1.10           Assignment and Assumption of Liabilities. Seller shall deliver or
cause to be delivered to Buyer good and sufficient instruments of transfer
transferring to Buyer all of the Liabilities, together with all required
consents. Buyer agrees and acknowledges that the form of instrument of transfer
attached hereto as Exhibit B is acceptable.

SECTION 2.                                REPRESENTATIONS AND WARRANTIES OF
SELLER.  In order to induce Buyer to enter into this Agreement, Seller, hereby
represents and warrants to Buyer as follows:

2.1           Organization.  Seller is a corporation duly organized, validly
existing and in good standing under the laws of the State of Nevada, with full
corporate power and authority to own or lease its properties and to conduct its
business in the manner and in the places where such properties are owned or
leased or such business is currently conducted or proposed to be conducted.

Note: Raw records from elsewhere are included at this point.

template <bool FROM_LIST>
__global__ void __launch_bounds__(256) __attribute__((amdgpu_waves_per_eu(8, 8)))
k_nn_grid(const SPoint *__restrict__ qsp, long long q_begin, long long q_end, const SPoint *__restrict__ rsp, long long nr,
          GridView g,
          FrameView fr, SlabView slab, double *__restrict__ d2_out, int *__restrict__ idx_out,
          unsigned int *__restrict__ list, unsigned int *__restrict__ list_count, unsigned int xcd_chunk,
          const unsigned int *__restrict__ in_list, const unsigned int *__restrict__ in_count, unsigned char *__restrict__ flag_out) {
    const int lane = threadIdx.x & 63;
    const unsigned int vb = FROM_LIST ? blockIdx.x : xcd_virtual_block(blockIdx.x, gridDim.x, xcd_chunk);
    const int cell_bits = kMortonBits - g.shift;
    const int cell_lim = 1 << cell_bits;
    const double cell_h = ldexp(fr.fine_h, g.shift);
    __shared__ float4 s_tile[4][64];
    static_assert(sizeof(s_tile[0]) >= kGroupRowsEnt * 4, "the row masks and keys of the round's table alias the wave's tile");
    __shared__ int2 s_tab[4][kGroupTab + 1];
    const unsigned int n_in = FROM_LIST ? *in_count : 0u;
  for (unsigned int pos = vb * blockDim.x + threadIdx.x;; pos += gridDim.x * blockDim.x) {
    unsigned int qoff;
    bool active;
    if (FROM_LIST) {
        if (!__ballot(pos < n_in)) break;
        active = pos < n_in;
        qoff = active ? in_list[pos] : 0u;
    } else {
        qoff = pos;
        active = q_begin + (long long) qoff < q_end;
    }

    double qx = 0, qy = 0, qz = 0;
    int mcx = 0, mcy = 0, mcz = 0;
    bool in_grid = false;
    if (active) {
        unsigned int qo = qoff;
        asm volatile("" : "+v"(qo));
        const SPoint q = qsp[q_begin + (long long) qo];
        qx = q.x;
        qy = q.y;
        qz = q.z;
        if (!FROM_LIST && !slab_owned(slab, qx, qy, qz)) {
            d2_out[q_begin + (long long) qo] = -1.0;
            idx_out[q_begin + (long long) qo] = -1;
            active = false;
        }
    }
    if (active) {
        const double fx = fine_coord(qx, fr.ox, fr.fine_h), fy = fine_coord(qy, fr.oy, fr.fine_h),
                     fz = fine_coord(qz, fr.oz, fr.fine_h);
        const double lim = 2097151.0;
        in_grid = fx >= 0.0 && fy >= 0.0 && fz >= 0.0 && fx <= lim && fy <= lim && fz <= lim;
        if (in_grid) {
            mcx = (int) ((unsigned int) fx >> g.shift);
            mcy = (int) ((unsigned int) fy >> g.shift);
            mcz = (int) ((unsigned int) fz >> g.shift);
        }
    }
    bool done = !active || !in_grid;
    bool unresolved = active;
    if (active && !in_grid) {
        unsigned int qo = qoff;
        asm volatile("" : "+v"(qo));
        d2_out[q_begin + (long long) qo] = INFINITY;
        idx_out[q_begin + (long long) qo] = -1;
    }

    const float rank_tol = (float) (1e-3 * cell_h * cell_h);
    float4 *tile = s_tile[threadIdx.x >> 6];
    __shared__ unsigned int s_head[4][2];
    unsigned int *head = s_head[threadIdx.x >> 6];
    int2 *tab = s_tab[threadIdx.x >> 6];
    while (__ballot(!done)) {
        GroupBox bx;
        int nk = 0;
        const bool in = wave_group_table<1, true, kGroupR, false, true>(!done, mcx, mcy, mcz, g, cell_lim, lane, tab, bx, &nk,
                                                  reinterpret_cast<unsigned int *>(tile));
        const double ox = uniform_f64(fr.ox + (double) bx.x0 * cell_h);
        const double oy = uniform_f64(fr.oy + (double) bx.y0 * cell_h);
        const double oz = uniform_f64(fr.oz + (double) bx.z0 * cell_h);
        float ax = 0, ay = 0, az = 0;
        if (in) {
            unsigned int qo = qoff;
            asm volatile("" : "+v"(qo));
            const SPoint q = qsp[q_begin + (long long) qo];
            ax = (float) (-2.0 * (q.x - ox));
            ay = (float) (-2.0 * (q.y - oy));
            az = (float) (-2.0 * (q.z - oz));
        }
        float b1 = INFINITY, b2 = INFINITY, b3 = INFINITY;
        int j1 = -1, j2 = -1;
#if ME_TUNE_NN_SGPR_MASKS
        auto note = [&](float m, int j) {
            unsigned long long lt1, lt2;
            asm("v_cmp_lt_f32_e64 %0, %1, %2" : "=s"(lt1) : "v"(m), "v"(b1));
            asm("v_cmp_lt_f32_e64 %0, %1, %2" : "=s"(lt2) : "v"(m), "v"(b2));
            b3 = __builtin_amdgcn_fmed3f(b2, b3, m);
            b2 = __builtin_amdgcn_fmed3f(b1, b2, m);
            int jn;
            asm("v_cndmask_b32_e64 %0, %1, %2, %3" : "=v"(jn) : "v"(j2), "v"(j), "s"(lt2));
            asm("v_cndmask_b32_e64 %0, %1, %2, %3" : "=v"(j2) : "v"(jn), "v"(j1), "s"(lt1));
            asm("v_min_f32_e32 %0, %1, %2" : "=v"(b1) : "v"(b1), "v"(m));
            asm("v_cndmask_b32_e64 %0, %1, %2, %3" : "=v"(j1) : "v"(j1), "v"(j), "s"(lt1));
        };
#else
        auto note = [&](float m, int j) {
            const bool lt1 = m < b1, lt2 = m < b2;
            b3 = __builtin_amdgcn_fmed3f(b2, b3, m);
            b2 = __builtin_amdgcn_fmed3f(b1, b2, m);
            const int jn = lt2 ? j : j2;
            j2 = lt1 ? j1 : jn;
            b1 = lt1 ? m : b1;
            j1 = lt1 ? j : j1;
        };
#endif
        auto rank = [&](int j) {
            const float4 c = tile[j];
            return fmaf(c.x, ax, fmaf(c.y, ay, fmaf(c.z, az, c.w)));
        };
        auto min3 = [](float a, float b, float c) { return __builtin_amdgcn_fmed3f(-INFINITY, a, __builtin_amdgcn_fmed3f(-INFINITY, b, c)); };

        int n_runs = 0;
        const int total = wave_run_list(tab, nk, lane, &n_runs);
        int s_r0 = 0;
        double px64 = 0, py64 = 0, pz64 = 0;
        auto load_chunk = [&](int base) {
            if (ME_NN_DBG == 2) return;
            if (lane < 2) head[lane] = 0u;
            __builtin_amdgcn_fence(__ATOMIC_ACQ_REL, "wavefront");
            __builtin_amdgcn_wave_barrier();
            if (s_r0 + 1 + lane < n_runs) {
                const int d = tab[s_r0 + 1 + lane].y - base - 1;
                if (d < 64) atomicOr(&head[d >> 5], 1u << (d & 31));
            }
            __builtin_amdgcn_fence(__ATOMIC_ACQ_REL, "wavefront");
            __builtin_amdgcn_wave_barrier();
            const unsigned int h0 = (unsigned int) __builtin_amdgcn_readfirstlane((int) head[0]);
            const unsigned int h1 = (unsigned int) __builtin_amdgcn_readfirstlane((int) head[1]);
            if (base + lane < total) {
                const int2 run = tab[s_r0 + (int) __builtin_amdgcn_mbcnt_hi(h1, __builtin_amdgcn_mbcnt_lo(h0, 0u))];
                const int gi = run.x + (base + lane - run.y);
                const SPoint p = rsp[(ME_NN_DBG == 5) ? (gi & 4095) : gi];
                px64 = p.x;
                py64 = p.y;
                pz64 = p.z;
            }
            s_r0 += __popc(h0) + __popc(h1);
        };
        auto stage_chunk = [&](int n) {
            const int n8 = (n + 7) & ~7;
            if (lane < n8 && ME_NN_DBG != 2) {
                float4 rec = make_float4(0.0f, 0.0f, 0.0f, INFINITY);
                if (lane < n) {
                    const double px = px64 - ox, py = py64 - oy, pz = pz64 - oz;
                    rec = make_float4((float) px, (float) py, (float) pz, (float) fma(pz, pz, fma(py, py, px * px)));
                }
                tile[lane] = rec;
            }
            __builtin_amdgcn_fence(__ATOMIC_ACQ_REL, "wavefront");
            __builtin_amdgcn_wave_barrier();
        };
        auto rank_chunk = [&](int base, int n) {
            const int n8 = (n + 7) & ~7;
            if (in && ME_NN_DBG != 1 && ME_NN_DBG != 2) {
                int j = 0;
#if ME_NN_DBG == 4
                float acc = 0.0f;
                for (; j < n8; ++j) acc += rank(j);
                if (acc == 12345.0f) note(acc, base);
                j = n8;
#endif
                for (; j + 8 <= n8; j += 8) {
                    const float m0 = min3(rank(j), rank(j + 1), rank(j + 2));
                    const float m1 = min3(rank(j + 3), rank(j + 4), rank(j + 5));
                    note(min3(m0, m1, fminf_raw(rank(j + 6), rank(j + 7))), base + j);
                }
            }
            __builtin_amdgcn_fence(__ATOMIC_ACQ_REL, "wavefront");
            __builtin_amdgcn_wave_barrier();
        };
#ifdef ME_NN_STATS
        int st_chunks = 0, st_rec = 0;
#endif
        if (total > 0) load_chunk(0);
        for (int base = 0; base < total; base += 64) {
            const int n = min(64, total - base);
            stage_chunk(n);
            if (base + 64 < total) load_chunk(base + 64);
            rank_chunk(base, n);
#ifdef ME_NN_STATS
            ++st_chunks;
            st_rec += (n + 7) & ~7;
#endif
        }
#ifdef ME_NN_STATS
        {
            const int served = __popcll(__ballot(in));
            if (lane == 0) {
                unsigned long long *st = g_nn_stat + (FROM_LIST ? 8 : 0);
                atomicAdd(&st[0], 1ULL);
                atomicAdd(&st[1], (unsigned long long) st_chunks);
                atomicAdd(&st[2], (unsigned long long) total);
                atomicAdd(&st[3], (unsigned long long) st_rec);
                atomicAdd(&st[4], (unsigned long long) (st_rec >> 3));
                atomicAdd(&st[6], (unsigned long long) served);
            }
        }
#endif
        if (in) {
            double qx, qy, qz;
            {
                unsigned int qo = qoff;
                asm volatile("" : "+v"(qo));
                const SPoint q = qsp[q_begin + (long long) qo];
                qx = q.x;
                qy = q.y;
                qz = q.z;
            }
            double best_x = INFINITY;
            long long best_i = 0x7fffffffffffffffLL;
            const int step0 = 1 << (31 - __clz(n_runs | 1));
            auto exact_group = [&](int jg) {
                if (jg < 0 || ME_NN_DBG == 3) return;
                int r = 0;
                for (int step = step0; step; step >>= 1) {
                    const int c = r + step;
                    if (c < n_runs && tab[c].y <= jg) r = c;
                }
                int2 cur = tab[r];
                int nxt = tab[r + 1].y;
#pragma unroll
                for (int t = 0; t < 8; ++t) {
                    const int pos = jg + t;
                    if (pos < total) {
                        if (pos >= nxt) {
                            ++r;
                            cur = tab[r];
                            nxt = tab[r + 1].y;
                        }
                        const SPoint p = rsp[cur.x + (pos - cur.y)];
                        const double e = dist2_exact(qx, qy, qz, p.x, p.y, p.z);
                        if (e < best_x || (e == best_x && p.idx < best_i)) {
                            best_x = e;
                            best_i = p.idx;
                        }
                    }
                }
            };
            exact_group(j1);
            if (!(b2 - b1 > rank_tol)) exact_group(j2);
            const bool ranking_safe = b3 - b1 > rank_tol;
            if (j1 >= 0 && ranking_safe) {
                int ux = mcx, uy = mcy, uz = mcz;
                asm volatile("" : "+v"(ux), "+v"(uy), "+v"(uz));
                const double lox = fr.ox + (double) (ux - 1) * cell_h, hix = fr.ox + (double) (ux + 2) * cell_h;
                const double loy = fr.oy + (double) (uy - 1) * cell_h, hiy = fr.oy + (double) (uy + 2) * cell_h;
                const double loz = fr.oz + (double) (uz - 1) * cell_h, hiz = fr.oz + (double) (uz + 2) * cell_h;
                double gmin = fmin(fmin(qx - lox, hix - qx), fmin(fmin(qy - loy, hiy - qy), fmin(qz - loz, hiz - qz)));
                gmin *= (1.0 - 1e-9);
                unresolved = !(gmin > 0.0 && best_x < gmin * gmin);
            }
            unsigned int qo = qoff;
            asm volatile("" : "+v"(qo));
            d2_out[q_begin + (long long) qo] = best_x;
            idx_out[q_begin + (long long) qo] = (j1 >= 0) ? (int) best_i : -1;
            done = true;
        }
        __builtin_amdgcn_fence(__ATOMIC_ACQ_REL, "wavefront");
        __builtin_amdgcn_wave_barrier();
    }
    if (ME_NN_DBG) unresolved = false;
    if (!FROM_LIST && flag_out) {
        if (q_begin + (long long) qoff < q_end) flag_out[qoff] = unresolved ? 1 : 0;
    } else {
        const unsigned long long um = __ballot(unresolved);
        if (um) {
            unsigned int base = 0;
            if (lane == 0) base = atomicAdd(list_count, (unsigned int) __popcll(um));
            base = (unsigned int) readlane_i((int) base, 0);
            if (unresolved) list[base + (unsigned int) __popcll(um & ((1ULL << lane) - 1ULL))] = qoff;
        }
    }
    if (!FROM_LIST) break;
    __builtin_amdgcn_wave_barrier();
  }
}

2.2           Required Action.  All actions and proceedings necessary to be
taken by or on the part of Seller in connection with the transactions
contemplated by this Agreement have been duly and validly taken, and this
Agreement and each other agreement, document and instrument to be executed and
delivered by or on behalf of Seller pursuant to, or as contemplated by, this
Agreement (collectively, the "Seller Documents”) has been duly and validly
authorized, executed and delivered by Seller and no other action on the part of
Seller is required in connection therewith.  Seller has full right, authority,
power and capacity to execute and deliver this Agreement and each other Seller
Document and to carry out the transactions contemplated hereby and
thereby.  This Agreement and each other Seller Document constitutes, or when
executed and delivered will constitute, the legal, valid and binding obligation
of Seller, enforceable in accordance with its respective terms.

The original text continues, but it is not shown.